​ That sound you just heard on the other side of the Atlantic was the million or so people who still sit in pews in the postmodern Church of England picking up a copy of the Times and shouting, in unison, Say WHAT!?!?!
This will be followed by a louder response to the same headline at altars in the more traditional Anglican Third World.
The headline on reporter Christopher Morgans exclusive says it all: Church to let gay clergy marry but they must stay celibate. And here is the opening of this amazing story, which will almost certainly infuriate all kinds of people on both sides of the church aisle.
Homosexual priests in the Church of England will be allowed to marry their boyfriends under a proposal drawn up by senior bishops, led by Rowan Williams, the Archbishop of Canterbury.

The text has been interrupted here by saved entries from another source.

# MAGPIE-ICL/synthPy

Hardware: AMD Instinct MI355X
Metric: ray-steps/sec (+ rays/sec to detector), 1e7 rays x 512^3 volume (higher is better)
Workload: dtype f64

## Files before the change

### include/synthray.h

```cpp
#ifndef SYNTHRAY_H
#define SYNTHRAY_H

#include <stddef.h>
#include <stdint.h>

#ifdef __cplusplus
extern "C" {
#endif

#define SR_OK 0
#define SR_ERR_INVALID (-1)
#define SR_ERR_HIP (-2)
#define SR_ERR_RCCL (-3)
#define SR_ERR_STATE (-4)

typedef struct sr_volume sr_volume;
typedef struct sr_rays sr_rays;
typedef struct sr_image sr_image;
typedef struct sr_comm sr_comm;

int sr_init(int device);
int sr_device_count(void);
int sr_synchronize(void);
int sr_device_memory(int64_t *free_bytes, int64_t *total_bytes);
// ... 176 lines not shown

int sr_ray_to_jones(const double *sf, int64_t n_rays, double extent, int probing_axis, int row_order,
                    double *rf, double *Jf);

int sr_rays_create(sr_rays **out, int64_t n_rays);
int sr_rays_upload(sr_rays *r, const double *s0);
int sr_rays_upload_part(sr_rays *r, const double *s0, int64_t n, int64_t first, int last);
int sr_rays_generate(sr_rays *r, int beam_type, double size_a, double size_b, double divergence, double ne_extent,
                     int probing_axis, uint64_t seed, uint64_t first_ray);
int sr_rays_trace(sr_rays *r, const sr_volume *v, const sr_trace_params *p, sr_trace_stats *stats);
int sr_rays_trace_stats(sr_rays *r, sr_trace_stats *stats);

int sr_rays_tile_segments(const sr_rays *r);
int sr_rays_tile_records(const sr_rays *r);
int sr_rays_launch_order(const sr_rays *r, uint32_t *order);
int sr_rays_set_count(sr_rays *r, int64_t n);
double sr_tile_min_density(void);
int sr_rays_download(const sr_rays *r, double *sf, double *rf, double *Jf);
int sr_rays_download_s0(const sr_rays *r, double *s0);
int sr_rays_error_bound(const sr_rays *r, float *bound);
int64_t sr_rays_count(const sr_rays *r);
int sr_rays_handoff_download(const sr_rays *r, double *rec);
int sr_rays_set_bbox(sr_rays *r, const double *bbox);
int sr_rays_get_bbox(const sr_rays *r, double *bbox, int *known);
int sr_rays_handoff_upload(sr_rays *r, const double *rec);
int sr_rays_handoff_send(sr_rays *r, sr_comm *comm, int peer);
int sr_rays_handoff_recv(sr_rays *r, sr_comm *comm, int peer);
void sr_rays_destroy(sr_rays *r);

enum {
// ... 86 lines not shown
```

### synthpy_amd/_ffi.py

```python
from __future__ import annotations

import ctypes as C
import os

import numpy as np

_HERE = os.path.dirname(os.path.abspath(__file__))
LIB_PATH = os.environ.get("SYNTHRAY_LIB") or os.path.join(_HERE, "libsynthray.so")


class SynthrayError(RuntimeError):
    """A libsynthray call returned a negative status."""


class Optic(C.Structure):
    _fields_ = [("op", C.c_int32), ("iarg", C.c_int32), ("a", C.c_double), ("b", C.c_double)]


class TraceParams(C.Structure):
    _fields_ = [("t_end", C.c_double), ("extent", C.c_double), ("dt", C.c_double), ("probing_axis", C.c_int32),
                ("row_order", C.c_int32), ("substeps", C.c_int32), ("sort_rays", C.c_int32), ("precision", C.c_int32),
                ("handoff", C.c_int32)]


# ... 127 lines not shown
    "sr_trace": (_i, [_vp, _vp, _i64, C.POINTER(TraceParams), _vp, _vp, _vp, C.POINTER(TraceStats)]),
    "sr_ray_to_jones": (_i, [_vp, _i64, _d, _i, _i, _vp, _vp]),
    "sr_rays_create": (_i, [_pp, _i64]),
    "sr_rays_download_s0": (_i, [_vp, _vp]),
    "sr_rays_error_bound": (_i, [_vp, _vp]),
    "sr_rays_generate": (_i, [_vp, _i, _d, _d, _d, _d, _i, C.c_uint64, C.c_uint64]),
    "sr_rays_upload": (_i, [_vp, _vp]),
    "sr_rays_upload_part": (_i, [_vp, _vp, _i64, _i64, _i]),
    "sr_rays_trace": (_i, [_vp, _vp, C.POINTER(TraceParams), C.POINTER(TraceStats)]),
    "sr_release_caches": (_i, []),
    "sr_rays_trace_stats": (_i, [_vp, C.POINTER(TraceStats)]),
    "sr_rays_tile_segments": (_i, [_vp]),
    "sr_tile_min_density": (_d, []),
    "sr_rays_tile_records": (_i, [_vp]),
    "sr_rays_launch_order": (_i, [_vp, _vp]),
    "sr_rays_set_count": (_i, [_vp, _i64]),
    "sr_rays_set_bbox": (_i, [_vp, _vp]),
    "sr_rays_get_bbox": (_i, [_vp, _vp, C.POINTER(C.c_int)]),
    "sr_rays_download": (_i, [_vp, _vp, _vp, _vp]),
    "sr_rays_count": (_i64, [_vp]),
    "sr_rays_destroy": (None, [_vp]),
    "sr_optics": (_i, [C.POINTER(Optic), _i, _d, _i64, _vp, _vp, _vp, _vp]),
    "sr_hist2d": (_i, [_vp, _vp, _i64, _i, _i, _d, _d, _d, _d, _vp]),
    "sr_interferogram": (_i, [_vp, _vp, _vp, _i64, _i, _i, _d, _d, _d, _d, _vp, _vp]),
    "sr_interfere_ref_beam": (_i, [_vp, _vp, _i64, _d, _d, _vp]),
    "sr_image_create": (_i, [_pp, _i, _i, _i, _d, _d, _d, _d]),
    "sr_image_zero": (_i, [_vp]),
    "sr_image_download": (_i, [_vp, _vp]),
    "sr_image_amplitude": (_i, [_vp, _vp]),
    "sr_image_counts_f64": (_i, [_vp, _vp]),
# ... 58 lines not shown
```

### synthpy_amd/csrc/common.hpp

```cpp
#pragma once
#include <hip/hip_runtime.h>

#include <algorithm>
#include <cmath>
#include <cstdarg>
#include <cstdint>
#include <cstdio>
#include <initializer_list>
#include <map>
#include <string>
#include <type_traits>
#include <vector>

#include "synthray.h"

namespace sr {

constexpr double kC = 299792458.0;

void set_error(const char *fmt, ...);
int fail(int code, const char *fmt, ...);

#define SR_HIP(call)                                                                         \
  do {                                                                                       \
// ... 178 lines not shown
  bool bbox_given = false;
  double *s0 = nullptr;
  double *sf = nullptr;
  double *rf = nullptr;
  double *Jf = nullptr;
  uint32_t *perm = nullptr;
  uint32_t *keys = nullptr;
  uint32_t *bins = nullptr;
  uint32_t *sort_tmp = nullptr;
  int64_t bins_cap = 0;
  uint32_t *fb_list = nullptr;
  unsigned long long *counters = nullptr;
  double *rec = nullptr;
  double *rec2 = nullptr;
  uint32_t *order2 = nullptr;
  double *strag_rec = nullptr;
  unsigned long long *strag_snap = nullptr;
  int strag_snap_cap = 0;
  bool have_s0 = false, traced = false, sorted = false, have_rec = false;
  bool have_order = false;
  bool counters_carry = false;
  int tile_segs = 0;
  int tile_segs_run = 0;
  bool tile_rec = false;
  float *guard = nullptr;
  const sr_volume *last_vol = nullptr;
  sr_trace_params last_p{};
  void *guard_set = nullptr;
  std::vector<char> guard_set_host;
  bool guard_live = false;
// ... 68 lines not shown
```

### synthpy_amd/csrc/trace.hip

```cpp
#include <algorithm>
#include <cmath>
#include <cstdlib>
#include <cstring>

#include "common.hpp"

namespace {

struct VolDev {
  const float4 *P;
  const float *L;
  const double *g[3];
  const double *rg[3];
  int na, nb, nc;
  double omega;
  const double *K;
  const double *Q;
  double verdet;
  int64_t OS;
  const double *R;
};

constexpr int64_t kSC = 8;
__device__ __forceinline__ int64_t col8(const VolDev &V, int ib, int ic) { return ((int64_t)ib * V.nc + ic) * 8; }
__device__ __forceinline__ int64_t koff(const VolDev &V, int k) { return (int64_t)(k >> 3) * V.OS + (k & 7); }

__device__ __forceinline__ void lds_dma16(const char *src, unsigned lane_off, unsigned dst) {
#ifdef SR_TILE_EXP_DMA_SADDR
  unsigned keep;
  asm volatile("s_mov_b32 %0, m0\n\ts_mov_b32 m0, %3\n\ts_nop 0\n\tglobal_load_lds_dwordx4 %1, %2\n\ts_mov_b32 m0, %0"
               : "=&s"(keep)
               : "v"(lane_off), "s"(src), "s"(dst)
               : "memory");
#else
  __builtin_amdgcn_global_load_lds((const __attribute__((address_space(1))) void *)(src + lane_off),
// ... 620 lines not shown
  V.P = v->P;
  V.L = v->L;
  for (int k = 0; k < 3; ++k) {
    V.g[k] = v->g[k];
    V.rg[k] = v->rg[k];
  }
  V.na = v->na;
  V.nb = v->nb;
  V.nc = v->nc;
  V.omega = v->omega;
  V.K = v->K;
  V.Q = v->Q;
  V.verdet = v->verdet;
  V.OS = (int64_t)v->nb * v->nc * 8;
  V.R = v->R;
  return V;
}

int bin_rays(sr_rays *r, int64_t N, int lo_bits, int n_coarse, uint32_t *out, hipStream_t st) {
  SR_CHECK(lo_bits <= 11 && n_coarse <= kBinMaxDigits + 1, "lateral grid too large for the LDS counters of the ray binning");
  const unsigned n_wg = (unsigned)((N + kBinTile - 1) / kBinTile);
  const int64_t ncount = (int64_t)n_coarse * n_wg;
  const int64_t nsb = (ncount + kScanPerBlock - 1) / kScanPerBlock;
  if (r->bins_cap < ncount + nsb) {
    sr::dev_free(r->bins);
    r->bins = nullptr;
    r->bins_cap = 0;
    int rc = sr::dev_alloc(&r->bins, (size_t)(ncount + nsb));
    if (rc) return rc;
    r->bins_cap = ncount + nsb;
// ... 4 lines not shown
  }
  uint32_t *sums = r->bins + ncount, *tkeys = r->sort_tmp, *trays = r->sort_tmp + N;
  hipLaunchKernelGGL(k_bin_count, dim3(n_wg), dim3(256), 0, st, (const uint32_t *)r->keys, N, lo_bits, n_coarse, r->bins, n_wg);
  hipLaunchKernelGGL(k_scan_blocks, dim3((unsigned)nsb), dim3(256), 0, st, r->bins, ncount, sums);
  hipLaunchKernelGGL(k_scan, dim3(1), dim3(1024), 0, st, sums, nsb);
  hipLaunchKernelGGL(k_scan_add, dim3(sr::grid_for(ncount, 256)), dim3(256), 0, st, r->bins, ncount, (const uint32_t *)sums);
  hipLaunchKernelGGL(k_bin_coarse, dim3(n_wg), dim3(256), 0, st, (const uint32_t *)r->keys, N, lo_bits, n_coarse,
                     (const uint32_t *)r->bins, n_wg, tkeys, trays);
  hipLaunchKernelGGL(k_bin_fine, dim3((unsigned)n_coarse), dim3(1024), 0, st, (const uint32_t *)tkeys, (const uint32_t *)trays, N,
                     lo_bits, n_coarse, (const uint32_t *)r->bins, n_wg, out);
  return SR_OK;
}

int bin_by_band(sr_rays *r, const sr_volume *v, const TileGeom &g, const double *rec, uint32_t *out, hipStream_t st) {
  const int64_t N = r->n;
  const int64_t n_bands = (v->nb - 1 + g.band - 1) / g.band;
  const int64_t n_keys = n_bands * (int64_t)(v->nc - 1) * g.band;
  int bits = 1;
  while (((int64_t)1 << bits) < n_keys) ++bits;
  const int shift = std::max(0, bits - 22);
  const int64_t key_max = ((n_keys - 1) >> shift) + 1;
  bits = 1;
  while (((int64_t)1 << bits) <= key_max) ++bits;
  const int lo_bits = std::min(11, (bits + 1) / 2);
  const int n_coarse = (int)(key_max >> lo_bits) + 1;
  SR_CHECK(n_coarse <= kBinMaxDigits + 1, "band key of %lld does not fit the LDS counters of the ray binning", (long long)key_max);
  const unsigned nblk = sr::grid_for(N, 256);
  if (rec)
    hipLaunchKernelGGL(k_keys_band_rec, dim3(nblk), dim3(256), 0, st, vol_dev(v), rec, N, g.band, (uint32_t)key_max, shift, r->keys);
  else
    hipLaunchKernelGGL(k_keys_band, dim3(nblk), dim3(256), 0, st, vol_dev(v), (const double *)r->s0, N, v->axis, g.band, (uint32_t)key_max,
                       shift, r->keys);
  return bin_rays(r, N, lo_bits, n_coarse, out, st);
}

constexpr double kTileMinDensity = 8.0;
struct TilePlan {
  TileGeom g;
  int seg;
  bool rec;
};

struct TraceKnobs {
  int f64_tile = -1;
  bool tile_records = true;
  bool strag_beside = true;
  bool aux_one_pass = false;
// ... 90 lines not shown
  const int threads = SR_TILE_THREADS;
  if (p->substeps != 1 || !p->sort_rays) return false;
  const bool aux = v->K || v->Q;
  if (records && !aux && threads == 256 && v->nb - 1 >= 8 && v->nc - 1 >= 7) {
    tp.rec = true;
    tp.g.tc = 7;
    tp.g.band = std::min(6, std::max(4, tp.g.band + 1));
    tp.seg = tp.g.band >= 5 ? 103 : 128;
  }
  if (knobs.tile_seg > 0) {
    tp.g = knobs.tile;
    tp.seg = knobs.tile_seg;
    tp.rec = tp.rec && tp.g.tb == 8 && tp.g.tc <= 8;
  }
  if (v->nb - 1 < tp.g.tb || v->nc - 1 < tp.g.tc || v->na < 3) return false;
  if (aux && (tp.g.tb * tp.g.tc > 64 || threads < 128)) return false;
  {
    const int steps = v->na - 1, n_seg = (steps + tp.seg - 1) / tp.seg;
    if (tile_lds_bytes(tp.g, (steps + n_seg - 1) / n_seg + 1, aux, tp.rec) > (size_t)160 * 1024) return false;
  }
  return true;
}
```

The decision ensures that gay and lesbian clergy who wish to register relationships under the new civil partnerships law giving them many of the tax and inheritance advantages of married couples will not lose their licences to be priests.
They will, however, have to give an assurance to their diocesan bishop that they will abstain from sex. The bishops are trying to uphold the church doctrine of forbidding clergy from sex except in a full marriage. They accept, however, that the new law leaves them little choice but to accept the right of gay clergy to have civil partners.
You have to hand it to Williams, that bookish Oxford don with the knack for splitting hairs poetically. This compromise is really going to calm things down before that tense June 21 conclave that is supposed to sort out all of the loose ends about sacraments and sexuality (and major donations from the rich Episcopal Church in the United States). Things were tense enough in the Anglican Communion as it was.
Married, but with mandatory celibacy. I wonder who came up with that compromise? Try to figure out the theological logic of it, beginning on either the left or the right. In other words, Pope Benedict the XVI may want to check his voicemail for calls from England.
Which raises another question. Anyone want to predict what Andrew Sullivan will have to say about this? I asked him, a year or two ago, why he had not left Rome in order to join the C of E. He never answered back.